The initial batch of compounds have arrived at Rakovina’s state-of-the-art wet-lab facility at the University of British Columbia, where they will undergo rigorous testing for safety and efficacy. Designed to function as PARP1-selective inhibitors capable of crossing the blood-brain barrier (BBB); these candidates may address a critical gap in treating cancers involving the brain, such as BRCA-mutated breast cancer and glioblastoma.

This achievement highlights Rakovina’s commitment to leveraging AI for rapid and efficient identification of novel drug candidates, accelerating the development of promising cancer therapies. Using the Deep Docking AI platform, the Company screened billions of compounds in silico to pinpoint small molecules tailored to meet specific target product profiles. The compounds were designed to demonstrate favorable drug-like properties, including high potential for efficacy, safety, and optimal pharmacokinetic profiles, positioning them as strong contenders for further development.

Revolutionizing Cancer Care Through Innovation

First-generation poly (ADP-ribose) polymerase (PARP) inhibitors have dramatically improved patient outcomes in certain mutated cancers but are limited by side effects and in their utility to treat central nervous system (CNS) malignancies as they cannot readily pass through the blood-brain barrier. The successful development of a PARP-1 selective CNS-penetrant inhibitor could reduce toxicity while providing a new therapeutic option for brain tumors.
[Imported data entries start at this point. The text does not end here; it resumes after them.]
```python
def silu_and_mul(x: torch.Tensor) -> torch.Tensor:
    require_cuda(x)
    assert x.dtype == torch.bfloat16 and x.is_contiguous() and x.shape[-1] % 16 == 0
    d = x.shape[-1] // 2
    out = torch.empty(*x.shape[:-1], d, dtype=torch.bfloat16, device=x.device)
    check(_lib.lib().chitu_hip_silu_and_mul(ptr(x), ptr(out), i64(x.numel() // (2 * d)), i64(d), stream_ptr()), "silu_and_mul")
    return out


_GATE_SPLITS = 16


_route_tickets = {}


def _route_ticket(device) -> torch.Tensor:
    key = (torch.device(device).index or 0, workspace._namespace)
    t = _route_tickets.get(key)
    if t is None:
        if torch.cuda.is_current_stream_capturing():
            raise RuntimeError("gate_deepseek_v3(align=...) must run once eagerly before graph capture")
        t = _route_tickets[key] = torch.zeros(1, dtype=torch.int32, device=device)
    return t


def gate_deepseek_v3(x, weight, bias, n_groups, topk_groups, topk, score_func, route_scale,
                     extra_expert_id: int = -1, extra_weight: float = 1.0, extra_count: int = 1, align=None,
                     logits_partials=None):
    require_cuda(weight)
    E = weight.shape[0]
    if logits_partials is not None:
        assert logits_partials.dtype == torch.float32 and logits_partials.dim() == 3 and logits_partials.is_contiguous()
        assert logits_partials.shape[2] == E
        M, dev = logits_partials.shape[1], logits_partials.device
    else:
        require_cuda(x)
        assert x.dtype == torch.bfloat16 and weight.dtype == torch.bfloat16 and x.is_contiguous() and weight.is_contiguous()
        M, K = x.shape
        dev = x.device
        if M < 256:
            splits = _GATE_SPLITS if K % (64 * _GATE_SPLITS) == 0 else 1
        else:
            tiles = ((M + 127) // 128) * ((E + 127) // 128)
            splits = 1
            while splits < 8 and tiles * splits < 256 and (K // 64) // (splits * 2) >= 4:
                splits *= 2
    cols = topk + (extra_count if extra_expert_id >= 0 else 0)
    w_out = torch.empty(M, cols, dtype=torch.bfloat16, device=dev)
    ids = torch.empty(M, cols, dtype=torch.int64, device=dev)
    lib = _lib.lib()
    if logits_partials is not None:
        logits, nparts = logits_partials, logits_partials.shape[0]
    elif splits > 1:
        part = torch.empty(splits, M, E, dtype=torch.float32, device=x.device)
        check(lib.chitu_hip_bf16_gemm(ptr(x), ptr(weight), ptr(None), i32(0), i64(M), i64(E), i64(K), i32(splits),
                                      ptr(part), stream_ptr()), "gate scores")
        logits, nparts = part, splits
    else:
        logits = bf16_linear(x, weight)
        nparts = 0
    sf = {"softmax": 0, "sigmoid": 1, "softmax_renorm": 2}[score_func]
    if align is None:
        check(
            lib.chitu_hip_gate_route(ptr(logits), i32(nparts), i64(M), i32(E), ptr(bias), i32(n_groups), i32(topk_groups),
                                     i32(topk), i32(sf), f32(route_scale), ptr(w_out), ptr(ids), i32(cols),
                                     i32(extra_expert_id), f32(extra_weight), i32(extra_count), stream_ptr()),
            "gate_route",
        )
        return w_out, ids
    a_experts, a_block, a_map = align
    cap = M * cols + a_experts * (a_block - 1)
    nblk = (cap + a_block - 1) // a_block
    sorted_ids = torch.empty(cap, dtype=torch.int32, device=dev)
    expert_ids = torch.empty(nblk, dtype=torch.int32, device=dev)
    npost = torch.empty(1, dtype=torch.int32, device=dev)
    cumsum = torch.empty(a_experts + 1, dtype=torch.int32, device=dev)
    if a_map is not None:
        assert a_map.dtype == torch.int32 and a_map.is_cuda and a_map.is_contiguous() and a_map.numel() >= a_experts
    check(
        lib.chitu_hip_gate_route_align(ptr(logits), i32(nparts), i64(M), i32(E), ptr(bias), i32(n_groups), i32(topk_groups),
                                       i32(topk), i32(sf), f32(route_scale), ptr(w_out), ptr(ids), i32(cols),
                                       i32(extra_expert_id), f32(extra_weight), i32(extra_count), i32(a_experts),
                                       i32(a_block), ptr(sorted_ids), i64(cap), ptr(expert_ids), i64(nblk), ptr(npost),
                                       ptr(cumsum), ptr(a_map), ptr(_route_ticket(dev)), stream_ptr()),
        "gate_route_align",
    )
    return w_out, ids, (sorted_ids, expert_ids, npost)


def mla_kv_prep(kv_in, q_pe, cos, sin, kv_norm_weight, eps, kv_cache, page_table, old_seq_lens):
    require_cuda(kv_in, q_pe, cos, sin, kv_norm_weight, kv_cache, page_table, old_seq_lens)
    assert kv_in.dtype == torch.bfloat16 and q_pe.dtype == torch.bfloat16 and kv_cache.dtype == torch.bfloat16
    assert kv_in.shape[-1] == 576 and kv_in.stride(-1) == 1 and q_pe.stride(-1) == 1 and q_pe.shape[-1] == 64
    assert kv_cache.is_contiguous() and kv_cache.shape[-1] == 576 and page_table.is_contiguous()
    assert cos.dtype == torch.float32 and cos.is_contiguous() and sin.is_contiguous()
    bs = kv_in.shape[0]
    check(
        _lib.lib().chitu_hip_mla_kv_prep(
            ptr(kv_in), i64(kv_in.stride(0)), ptr(q_pe), i64(q_pe.stride(0)), i64(q_pe.stride(1)), i32(q_pe.shape[1]),
            ptr(cos), ptr(sin), ptr(kv_norm_weight), f32(eps), ptr(kv_cache), i64(kv_cache.shape[0]),
            i32(kv_cache.shape[1]), ptr(page_table), i32(page_table.shape[1]), ptr(old_seq_lens), i32(bs), i32(512),
            i32(64), stream_ptr(),
        ),
        "mla_kv_prep",
    )


def mla_merge_absorb_uv_quant_fp8(partials, num_splits, batch, w, scale, scale_offset, scale_stride_h, scale_stride_k,
                                  tile_major: bool = False):
    require_cuda(partials, w, scale)
    assert w.element_size() == 1 and scale.dtype == torch.float32 and w.dim() == 3 and w.shape[1] == 128
    assert w.stride(2) == 1 and w.stride(1) == w.shape[2] and w.shape[2] == 512 and num_splits >= 2
    H = w.shape[0]
    assert partials.numel() * partials.element_size() >= batch * H * num_splits * (512 * 2 + 4)
    if tile_major:
        q, s = _tiled_buffers(batch, H * 128, w.device)
        fn = _lib.lib().chitu_hip_mla_merge_absorb_uv_quant_fp8_tm
    else:
        q = torch.empty(batch, H * 128, dtype=torch.float8_e4m3fn, device=w.device)
        s = torch.empty(batch, H, dtype=torch.float32, device=w.device)
        fn = _lib.lib().chitu_hip_mla_merge_absorb_uv_quant_fp8
    check(
        fn(ptr(partials), i32(num_splits), ptr(w), i64(w.stride(0)), ptr(scale), i64(scale_offset),
           i64(scale_stride_h), i64(scale_stride_k), ptr(q), ptr(s), i32(batch), i32(H), i32(512), stream_ptr()),
        "mla_merge_absorb_uv_quant_fp8",
    )
    return (TiledQuant(q, s, batch, H * 128), None) if tile_major else (q, s)


def embed_rope_gather(tokens, embed_weight, vocab_start, positions=None, cos_table=None, sin_table=None):
    require_cuda(tokens, embed_weight, positions, cos_table, sin_table)
    assert tokens.dtype == torch.int64 and tokens.dim() == 1 and tokens.is_contiguous()
    assert embed_weight.dtype == torch.bfloat16 and embed_weight.is_contiguous()
    bs, dim = tokens.shape[0], embed_weight.shape[1]
    h = torch.empty(bs, dim, dtype=torch.bfloat16, device=tokens.device)
    cos = sin = None
    half = rows = 0
    if positions is not None:
        assert positions.dtype == torch.int32 and positions.is_contiguous() and positions.numel() >= bs
        assert cos_table.dtype == torch.float32 and cos_table.is_contiguous() and sin_table.is_contiguous()
        rows, half = cos_table.shape
        cos = torch.empty(bs, half, dtype=torch.float32, device=tokens.device)
        sin = torch.empty(bs, half, dtype=torch.float32, device=tokens.device)
    check(
        _lib.lib().chitu_hip_embed_rope_gather(ptr(tokens), ptr(embed_weight), i64(vocab_start), i64(embed_weight.shape[0]),
                                               i32(dim), ptr(h), ptr(positions), ptr(cos_table), ptr(sin_table), i64(rows),
                                               i32(half), ptr(cos), ptr(sin), i32(bs), stream_ptr()),
        "embed_rope_gather",
    )
    return h, cos, sin


def mla_qkv_post(q_a_kv, q_lora_rank, q_norm_weight, q_eps, kv_norm_weight, kv_eps, cos, sin, kv_cache, page_table,
                 old_seq_lens):
    require_cuda(q_a_kv, q_norm_weight, kv_norm_weight, cos, sin, kv_cache, page_table, old_seq_lens)
    if q_a_kv.dtype == torch.float32:
        assert q_a_kv.dim() == 3 and q_a_kv.is_contiguous()
        nparts, bs, stride = q_a_kv.shape[0], q_a_kv.shape[1], q_a_kv.shape[2]
    else:
        assert q_a_kv.dtype == torch.bfloat16 and q_a_kv.dim() == 2 and q_a_kv.stride(1) == 1
        nparts, bs, stride = 0, q_a_kv.shape[0], q_a_kv.stride(0)
    assert q_a_kv.shape[-1] == q_lora_rank + 576 and kv_cache.dtype == torch.bfloat16 and kv_cache.shape[-1] == 576
    assert kv_cache.is_contiguous() and page_table.is_contiguous() and page_table.dtype == torch.int32
    assert cos.dtype == torch.float32 and cos.is_contiguous() and sin.is_contiguous() and old_seq_lens.dtype == torch.int32
    q = torch.empty(bs, q_lora_rank, dtype=torch.float8_e4m3fn, device=q_a_kv.device)
    s = torch.empty(bs, q_lora_rank // 128, dtype=torch.float32, device=q_a_kv.device)
    check(
        _lib.lib().chitu_hip_mla_qkv_post(
            ptr(q_a_kv), i32(nparts), i64(stride), i32(q_lora_rank), ptr(q_norm_weight), f32(q_eps), ptr(q), ptr(s),
            ptr(kv_norm_weight), f32(kv_eps), ptr(cos), ptr(sin), ptr(kv_cache), i64(kv_cache.shape[0]),
            i32(kv_cache.shape[1]), ptr(page_table), i32(page_table.shape[1]), ptr(old_seq_lens), i32(bs), i32(512),
            i32(64), stream_ptr(),
        ),
        "mla_qkv_post",
    )
    return q, s


def mla_q_proj_fits(bs: int, q_lora_rank: int) -> bool:
    return 0 < bs <= 32 and q_lora_rank % 128 == 0 and 128 <= q_lora_rank <= 2048


def mla_q_proj(q_a_kv, q_lora_rank, q_norm_weight, q_eps, wq_b, wq_b_scale, kv_norm_weight, kv_eps, cos, sin, kv_cache,
               page_table, old_seq_lens, out_dtype=None):
    require_cuda(q_a_kv, q_norm_weight, wq_b, wq_b_scale, kv_norm_weight, cos, sin, kv_cache, page_table, old_seq_lens)
    assert q_a_kv.dtype == torch.bfloat16 and q_a_kv.dim() == 2 and q_a_kv.stride(1) == 1
    bs = q_a_kv.shape[0]
    assert mla_q_proj_fits(bs, q_lora_rank), "use mla_qkv_post + fp8_gemm_deepseek_v3 for this shape"
    assert q_a_kv.shape[-1] == q_lora_rank + 576 and kv_cache.dtype == torch.bfloat16 and kv_cache.shape[-1] == 576
    assert kv_cache.is_contiguous() and page_table.is_contiguous() and page_table.dtype == torch.int32
    assert cos.dtype == torch.float32 and cos.is_contiguous() and sin.is_contiguous() and old_seq_lens.dtype == torch.int32
    assert wq_b.element_size() == 1 and wq_b.is_contiguous() and wq_b.shape[1] == q_lora_rank
    assert wq_b_scale.dtype == torch.float32 and wq_b_scale.is_contiguous()
    N = wq_b.shape[0]
    assert wq_b_scale.shape == ((N + 127) // 128, q_lora_rank // 128)
    out = torch.empty(bs, N, dtype=out_dtype or torch.get_default_dtype(), device=q_a_kv.device)
    check(
        _lib.lib().chitu_hip_mla_q_proj(
            ptr(q_a_kv), i64(q_a_kv.stride(0)), i32(q_lora_rank), ptr(q_norm_weight), f32(q_eps), ptr(wq_b), ptr(wq_b_scale),
            ptr(out), float_dtype_code(out.dtype), i64(N), ptr(kv_norm_weight), f32(kv_eps), ptr(cos), ptr(sin),
            ptr(kv_cache), i64(kv_cache.shape[0]), i32(kv_cache.shape[1]), ptr(page_table), i32(page_table.shape[1]),
            ptr(old_seq_lens), i32(bs), i32(512), i32(64), stream_ptr(),
        ),
        "mla_q_proj",
    )
    return out


def absorb_bmm_rope_fp8(x, w, scale, scale_offset, scale_stride_h, scale_stride_n, scale_stride_k, q_pe, cos, sin):
    require_cuda(x, w, scale, q_pe, cos, sin)
    assert x.dtype == torch.bfloat16 and w.element_size() == 1 and scale.dtype == torch.float32
    assert x.dim() == 3 and w.dim() == 3 and x.stride(-1) == 1 and w.stride(2) == 1 and w.stride(1) == w.shape[2]
    assert q_pe.dtype == torch.bfloat16 and q_pe.shape[-1] == 64 and q_pe.stride(-1) == 1
    assert cos.dtype == torch.float32 and cos.is_contiguous() and sin.is_contiguous()
# ... 140 lines not shown
```

Measured before the change: 205.5.

## Index MoE decode GEMMs by expert with per-expert slot tables built in gate

Adds a gate routing kernel that, for small batches (≤16 tokens), emits per-expert token counts and slot tables instead of the padded sorted-id alignment. New MoE gemm1 (with fused SiLU) and gemm2 (with fused quant) kernels launch one grid row per expert and read those tables directly. This replaces the block-size alignment and sort path and the padded M-blocks at decode. The new path only covers fp8 W8A8 without expert_map, and the grid is sized over all experts, so experts with no tokens still launch blocks that exit early.

```diff
diff --git a/chitu_amd/csrc/gate.hip b/chitu_amd/csrc/gate.hip
--- a/chitu_amd/csrc/gate.hip
+++ b/chitu_amd/csrc/gate.hip
@@ -1,5 +1,6 @@
 #include "common.h"
 #include "moe_align_device.h"
+#include "chitu_hip_ext7.h"
 
 namespace chitu {
 
@@ -445,6 +446,131 @@
     CHITU_PROBE_MARK(4);
 }
 
+template <int GS>
+__global__ __launch_bounds__(1024) void gate_route_expert_wg_kernel(
+    const void* __restrict__ logits, int S, int M, const bf16_t* __restrict__ bias, int n_groups, int topk_groups,
+    int topk, float route_scale, bf16_t* __restrict__ out_w, int64_t* __restrict__ out_ids, int out_stride,
+    int extra_id, float extra_w, int extra_n, int table_experts, MoeExpertTables tb) {
+    constexpr int E = 256;
+    extern __shared__ __attribute__((aligned(16))) int dyn_lds[];
+    const int nwaves = blockDim.x >> 6;
+    float* orig_lds = reinterpret_cast<float*>(dyn_lds);
+    int64_t* ids_lds = reinterpret_cast<int64_t*>(dyn_lds + nwaves * E);
+    int* align_lds = dyn_lds + nwaves * E + 2 * ((M * out_stride + 1) & ~1);
+    const int lane = threadIdx.x & 63, t = __builtin_amdgcn_readfirstlane(threadIdx.x >> 6);
+    CHITU_PROBE_MARK(0);
+    for (int i = (int)threadIdx.x; i < table_experts; i += (int)blockDim.x) align_lds[i] = 0;
+    __syncthreads();
+    if (t < M) {
+        float lg[4];
+        if (S == 0) {
+            const i32x2 raw = *reinterpret_cast<const i32x2*>((const bf16_t*)logits + (int64_t)t * E + lane * 4);
+            lg[0] = bf16_to_f32((bf16_t)((uint32_t)raw[0] & 0xffffu));
+            lg[1] = bf16_to_f32((bf16_t)((uint32_t)raw[0] >> 16));
+            lg[2] = bf16_to_f32((bf16_t)((uint32_t)raw[1] & 0xffffu));
+            lg[3] = bf16_to_f32((bf16_t)((uint32_t)raw[1] >> 16));
+        } else {
+            f32x4 v[16];
+#pragma unroll
+            for (int i = 0; i < 16; ++i)
+                v[i] = *reinterpret_cast<const f32x4*>((const float*)logits + ((int64_t)min(i, S - 1) * M + t) * E + lane * 4);
+            f32x4 a = f32x4{0.f, 0.f, 0.f, 0.f};
+#pragma unroll
+            for (int i = 0; i < 16; ++i)
+#pragma unroll
+                for (int c = 0; c < 4; ++c) a[c] += i < S ? v[i][c] : 0.f;
+#pragma unroll
+            for (int c = 0; c < 4; ++c) lg[c] = bf16r(a[c]);
+        }
+        float bv[4] = {0.f, 0.f, 0.f, 0.f};
+        if (bias) {
+            const i32x2 raw = *reinterpret_cast<const i32x2*>(bias + lane * 4);
+            bv[0] = bf16_to_f32((bf16_t)((uint32_t)raw[0] & 0xffffu));
+            bv[1] = bf16_to_f32((bf16_t)((uint32_t)raw[0] >> 16));
+            bv[2] = bf16_to_f32((bf16_t)((uint32_t)raw[1] & 0xffffu));
+            bv[3] = bf16_to_f32((bf16_t)((uint32_t)raw[1] >> 16));
+        }
+        float orig[4], sel[4];
+        uint32_t key[4];
+        if (lg[0] == 12345.678f) CHITU_PROBE_MARK(9);
+        CHITU_PROBE_MARK(1);
+#pragma unroll
+        for (int c = 0; c < 4; ++c) {
+            orig[c] = bf16r(1.0f / (1.0f + expf(-lg[c])));
+            sel[c] = bias ? bf16r(orig[c] + bv[c]) : orig[c];
+            key[c] = score_key(sel[c], lane * 4 + c);
+        }
+        *reinterpret_cast<f32x4*>(&orig_lds[t * E + lane * 4]) = f32x4{orig[0], orig[1], orig[2], orig[3]};
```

"This is a transformative moment for Rakovina Therapeutics," said Prof. Mads Daugaard, Chief Scientific Officer of Rakovina Therapeutics. "The delivery of these AI-designed compounds underscores the extraordinary potential of Artificial Intelligence to reshape drug discovery. By navigating chemical space with unparalleled precision, we can address critical unmet needs in oncology while significantly reducing the risks and timelines of traditional drug development. We are energized by this progress and remain steadfast in our mission to deliver innovative therapies to patients around the globe."

"Indeed, Rakovina’s ability to marry cutting-edge AI with its world-class scientific expertise positions the Company as a leader in the rapidly evolving biopharmaceutical landscape," added Jeff Bacha, Executive Chairman. "By leveraging validated AI to streamline the drug discovery process, Rakovina is not just accelerating timelines but redefining what’s possible in cancer research. The potential market for CNS-penetrant PARP inhibitors is vast, with significant demand for therapies that can address both brain cancers and BRCA-mutated malignancies."
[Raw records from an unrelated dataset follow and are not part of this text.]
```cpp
__device__ __forceinline__ void pack_cell_body(const float* __restrict__ Wg, const float* __restrict__ bg,
                                               const float* __restrict__ Wc, const float* __restrict__ bc,
                                               float* __restrict__ out, const CellPack& p, int bid, int nb) {
    const int Fin = p.Fin, H = p.H, M = p.M;
    const size_t stride = (size_t)nb * blockDim.x;
    for (size_t idx = (size_t)bid * blockDim.x + threadIdx.x; idx < p.total; idx += stride) {
        float v = 0.f;
        if (idx < p.bias) {
            const size_t e = idx - p.bx;
            const int lane = e & 63, nct = 3 * H / 16;
            const int ct = (e >> 6) % nct, ks = (e >> 6) / nct;
            const int k = 4 * ks + (lane >> 4), j = 16 * ct + (lane & 15);
            const int m = k / Fin, f = k % Fin;
            v = j < 2 * H ? ref_wg(Wg, M, H, f, m, j) : ref_wc(Wc, M, H, f, m, j - 2 * H);
        } else if (idx < p.bhg) {
            const int j = idx - p.bias;
            v = j < 2 * H ? bg[j] : (j < 3 * H ? bc[j - 2 * H] : 0.f);
        } else if (idx < p.bhc) {
            const size_t e = idx - p.bhg;
            const int lane = e & 63, nct = 2 * H / 16;
            const int ct = (e >> 6) % nct, ks = (e >> 6) / nct;
            const int k = kperm(ks, lane >> 4), j = 16 * ct + (lane & 15);
            v = ref_wg(Wg, M, H, Fin + k % H, k / H, j);
        } else if (idx < p.b1) {
            const size_t e = idx - p.bhc;
            const int lane = e & 63, nct = H / 16;
            const int ct = (e >> 6) % nct, ks = (e >> 6) / nct;
            const int k = kperm(ks, lane >> 4), j = 16 * ct + (lane & 15);
            v = ref_wc(Wc, M, H, Fin + k % H, k / H, j);
        } else if (idx < p.b2) {
            const size_t e = idx - p.b1;
            const int lane = e & 63, nct = H / 16;
            const int ct = (e >> 6) % nct, ks = (e >> 6) / nct;
            const int k = kperm(ks, lane >> 4), f = 16 * ct + (lane & 15);
            v = ref_wc(Wc, M, H, Fin + f, k / H, k % H);
        } else if (idx < p.bxt) {
            const size_t e = idx - p.b2;
            const int lane = e & 63, nct = H / 16;
            const int ct = (e >> 6) % nct, ks = (e >> 6) / nct;
            const int k = kperm(ks, lane >> 4), f = 16 * ct + (lane & 15);
            v = ref_wg(Wg, M, H, Fin + f, k / (2 * H), k % (2 * H));
        } else if (idx < p.c1) {
            const size_t e = idx - p.bxt;
            const int lane = e & 63, nct = round_up(M * Fin, 16) / 16;
            const int ct = (e >> 6) % nct, ks = (e >> 6) / nct;
            const int o = 4 * ks + (lane >> 4), j = 16 * ct + (lane & 15);
            if (j < M * Fin) {
                const int m = j / Fin, f = j % Fin;
                v = o < 2 * H ? ref_wg(Wg, M, H, f, m, o) : ref_wc(Wc, M, H, f, m, o - 2 * H);
            }
        } else if (idx >= p.bxq) {
            const bool tr = idx >= p.bxtq;
            const size_t e = idx - (tr ? p.bxtq : p.bxq);
            const int s4 = e & 3, lane = (e >> 2) & 63, nct = tr ? M * Fin / 16 : 3 * H / 16;
            const int ct = (e >> 8) % nct, c = (e >> 8) / nct, j = 16 * ct + (lane & 15);
            const int k = nnq_k_of(tr ? make_nnq_order(1, 3 * H) : make_nnq_order(M, Fin), c, lane >> 4, s4);
            if (k >= 0) {
                if (!tr) {
                    const int m = k / Fin, f = k % Fin;
                    v = j < 2 * H ? ref_wg(Wg, M, H, f, m, j) : ref_wc(Wc, M, H, f, m, j - 2 * H);
                } else {
                    const int m = j / Fin, f = j % Fin;
                    v = k < 2 * H ? ref_wg(Wg, M, H, f, m, k) : ref_wc(Wc, M, H, f, m, k - 2 * H);
                }
            }
        } else {
            const bool gate = idx >= p.c2;
            const size_t e = idx - (gate ? p.c2 : p.c1);
            const int lane = e & 63, nct = cell_pack_cx_cols(Fin, H) / 16, W = gate ? 2 * H : H;
            const int ct = (e >> 6) % nct, ks = (e >> 6) / nct;
            const int k = kperm(ks, lane >> 4), j = 16 * ct + (lane & 15);
            const int f_all = j < H ? Fin + j : j - H;
            if (j < H + Fin) v = gate ? ref_wg(Wg, M, H, f_all, k / W, k % W) : ref_wc(Wc, M, H, f_all, k / W, k % W);
        }
        out[idx] = v;
    }
}
}
```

"This achievement builds on the legacy of the Deep Docking AI platform, which has seen incredible success in the drug development space, including a landmark licensing deal with Roche that the platform facilitated in 2015," he added.

The 2015 licensing agreement between Roche and the University of British Columbia (UBC) for a potential treatment for advanced prostate cancer served as a strong validation of Dr. Artem Cherkasov’s AI-driven drug discovery platform. The deal, valued at up to $141.7 million USD with upfront payments, milestone payments, and royalties, underscored the platform’s ability to design clinically relevant drug candidates that address significant unmet medical needs.

Dr. Artem Cherkasov remarked, "With these newly synthesized drug candidates identified and now advancing into testing, Rakovina Therapeutics is delivering on its promise of innovation. This achievement positions the company to lead in addressing some of the most challenging cancers."